There are lot's of thing's to check out on a high mileage Frontier; Brake Pad's, Front Wheel Bearing's, Rear Differential, Rear Axle Leak's. Excess Slack in Steering Wheel (Some Slack can be adjusted out, but if too much slack,, and Steering Part's will have to be replaced).

Listen to the Engine, if it is running Quiet & Smooth or has a rattleing or whine, which might indicate timeing Chain maintenance needed. If the Engine is makeing a noticeable Ticking Noise or Engine Seem's to be Missing on one cylinder, etc.
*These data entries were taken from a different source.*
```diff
@@ -1031,15 +1078,22 @@
       }
       lds_barrier();
       TQ_MARK(5)
+    } while (s_ctl[C_SP] != 0u);
+    else {
+      if (threadIdx.x == 0) s_ctl[C_NEXT + par] = q_next;
+      uint32_t nlo, nhi;
+      share_of((uint32_t)(nx_re - nx_rb), nlo, nhi);
+      if (nlo + lane < nhi) pf = reinterpret_cast<const ulonglong2 *>(recs)[nx_rb + nlo + lane];
+      vm_landed();
     }
     if (threadIdx.x == 0) {
       out_cnt[b] = s_ctl[C_EMIT];
       if (n_rec && (s_ctl[C_LVL] || start_bits)) atomicAdd(&flags[16 + (s_ctl[C_LVL] > 8u ? 8u : s_ctl[C_LVL])], 1u);
     }
-    if (n_rec == 0u && threadIdx.x == 0) s_ctl[C_NEXT + par] = q_next;
-    lds_barrier();
-    b = __builtin_amdgcn_readfirstlane(s_ctl[C_NEXT + par]);
-    par ^= 1u;
+    lds_barrier();
+    const uint32_t b2 = __builtin_amdgcn_readfirstlane(s_ctl[C_NEXT + par]);
+    b = b1; b1 = b2; par ^= 1u;
+    cur_rb = nx_rb; cur_re = nx_re; cur_k0 = nx_k0; cur_k1 = nx_k1;
     TQ_MARK(6)
   }
 #ifdef KMI_SK_TIMING
```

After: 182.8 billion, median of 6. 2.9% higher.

Turn the heater on and see if you can smell a sweet antifreeze aroma, which would indicate heater core leak.

Best thing would be to let a Nissan Master Tech to check it out, especially since it is over 200K mile's. I've read where several have reported over 300K mile's, but those are the one's that have taken good care of their Truck.

Best to have it checked out by a Good Nissan Mechanic. They may not catch everything, but A Good Nissan Mechanic should be able to advise on the Major Component's. Better to play it safe than be sorry afterward's. My Humble Opinion.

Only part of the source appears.